Saved entries
┄┄┄┄┄┄┄┄┄┄┄┄┄┄┄┄┄┄┄┄

int key_gate_slabs(zg_ctx* ctx, PkDev* pk, const zg_circuit* cs) {
    const uint32_t n = pk->n;
    hipStream_t st = ctx->stream;
    std::vector<uint32_t> slab_of(cs->n_gates ? cs->n_gates : 1, 0xffffffffu);
    ZG_TRY(key_alloc(pk, &pk->gate_slab, slab_of.size()));
    for (uint32_t di = 0; di < pk->nparts; di++) {
        PkDev::Dom& d = pk->dom[di];
        ZG_TRY(key_alloc(pk, &d.gate_slabs, std::max<size_t>(1, pk->slab_jobs.size() * (size_t)d.en)));
        for (size_t j = 0; j < pk->slab_jobs.size(); j++) {
            const auto& job = pk->slab_jobs[j];
            const zg_query q = cs->queries[job.query];
// ... 131 lines not shown
    ZG_TRY(prover_events(p));
    if (p->use_side && !ctx->side) ZG_TRY(zg_ctx_create(ctx->device, &ctx->side));
    std::vector<DMono> monos;
    std::vector<DLookup> lks;
    ZG_TRY(validate_circuit(pk, cs, monos, lks));
    check_info(pk, cs, monos, lks);
    ZG_TRY(upload_circuit(pk, cs, monos, lks, ctx->stream));
    if (pk->hat) ZG_TRY(factored_view(pk, cs, monos));
    ZG_TRY(attach_bases(p, g, g_lagrange, shared_g, shared_gl));
    ZG_TRY(enable_tables(p));
    choose_domain_parts(pk);
    ZG_TRY(alloc_key_slabs(pk));
    ZG_TRY(key_columns(ctx, pk, fixed_values, pk->F, pk->fixed_val, pk->sh_polys, &PkDev::Dom::fixed_cos));
    if (pk->hat) ZG_TRY(key_gate_slabs(ctx, pk, cs));
    ZG_TRY(key_columns(ctx, pk, sigma_values, pk->P, pk->sigma_val, pk->sh_polys + (size_t)pk->F * pk->n, &PkDev::Dom::sigma_cos));
    ZG_TRY(key_l_polynomials(ctx, pk));
    ZG_TRY(key_t_evals(ctx, pk));
    ZG_HIP(hipStreamSynchronize(ctx->stream));
    p->lat_split = lone_split(p, p->use_side);
    ZG_TRY(alloc_slots(p, 1));
    *out = guard.release();
    return ZG_OK;
}

int zg_prover_create(zg_ctx* ctx, const zg_circuit* cs, const zg_fr* fixed_values, const zg_fr* sigma_values,
                     const zg_g1_affine* g, const zg_g1_affine* g_lagrange, const zg_fr* vk_repr, zg_prover** out) {
    ZG_REQUIRE(g && g_lagrange, ZG_ERR_INVALID_ARG, "zg_prover_create: null SRS");
    return prover_create_impl(ctx, cs, fixed_values, sigma_values, g, g_lagrange, nullptr, nullptr, vk_repr, out);
}

// ... 165 lines not shown
    ZG_REQUIRE(p->cap >= 1, ZG_ERR_INVALID_ARG, "zg_prover_evaluate_h: the prover has no slot");
    zg_ctx* ctx = p->ctx;
    ZG_ENTER(ctx);
    hipStream_t st = ctx->stream;
    const uint32_t n = pk.n;
    p->have_last = false;
    struct Fam { const zg_fr* src; uint32_t ix, count; };
    const Fam fams[] = {{advice_polys, p->ix_adv, pk.A}, {instance_polys, p->ix_inst, pk.I}, {perm_z_polys, p->ix_pz, pk.sets},
                        {lookup_z_polys, p->ix_lz, pk.NL}, {permuted_polys, p->ix_perm, 2 * pk.NL}};
    for (const Fam& f : fams)
        if (f.count)
            ZG_HIP(hipMemcpyAsync(p->pp + (size_t)(f.ix - p->nsh) * n, f.src, (size_t)f.count * n * 32, hipMemcpyHostToDevice, st));
    ProofConst& c = p->hpc[0];
    memset(&c, 0, sizeof(c));
    c.theta = to_fe(theta); c.beta = to_fe(beta); c.gamma = to_fe(gamma);
    evalh_consts(c, to_fe(y), pk.hat, evalh_terms(pk));
    p->pin.stage_reset();
    ZG_TRY(upload_consts(p, 1));
    const PkDev::Dom& d = pk.dom[0];
    ZG_TRY(coeff_to_coset_dev(ctx, p->pp + (size_t)(p->ix_adv - p->nsh) * n, n, n, p->dbuf[0].cos, d.en, p->ncos, d.ek, pk.hat, d.zpow));
    const EvalHArgs a = evalh_args(p, 0);
    ZG_TRY(poly_evaluate_h(ctx, a, d.en, 1, pk.A + pk.I + pk.F, (double)d.en));
    WsScope ws(ctx);
    Fe* tmp = ws.get<Fe>(d.en);
    if (!tmp) return ZG_ERR_OOM;
    ZG_TRY(poly_scale(ctx, p->dbuf[0].h, tmp, d.en, pk.hat ? Fr::inv(Fr::from_u64(32)) : Fr::one()));
    ZG_HIP(hipMemcpyAsync(h_out, tmp, (size_t)d.en * 32, hipMemcpyDeviceToHost, st));
    ZG_HIP(hipStreamSynchronize(st));
    return ZG_OK;
}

┄┄┄┄┄┄┄┄┄┄┄┄┄┄┄┄┄┄┄┄

What needs to be done> Which lines of the entries above contain the string "return"? Copy each one.

Your solution>
    return ZG_OK;
    return prover_create_impl(ctx, cs, fixed_values, sigma_values, g, g_lagrange, nullptr, nullptr, vk_repr, out);
    if (!tmp) return ZG_ERR_OOM;
    return ZG_OK;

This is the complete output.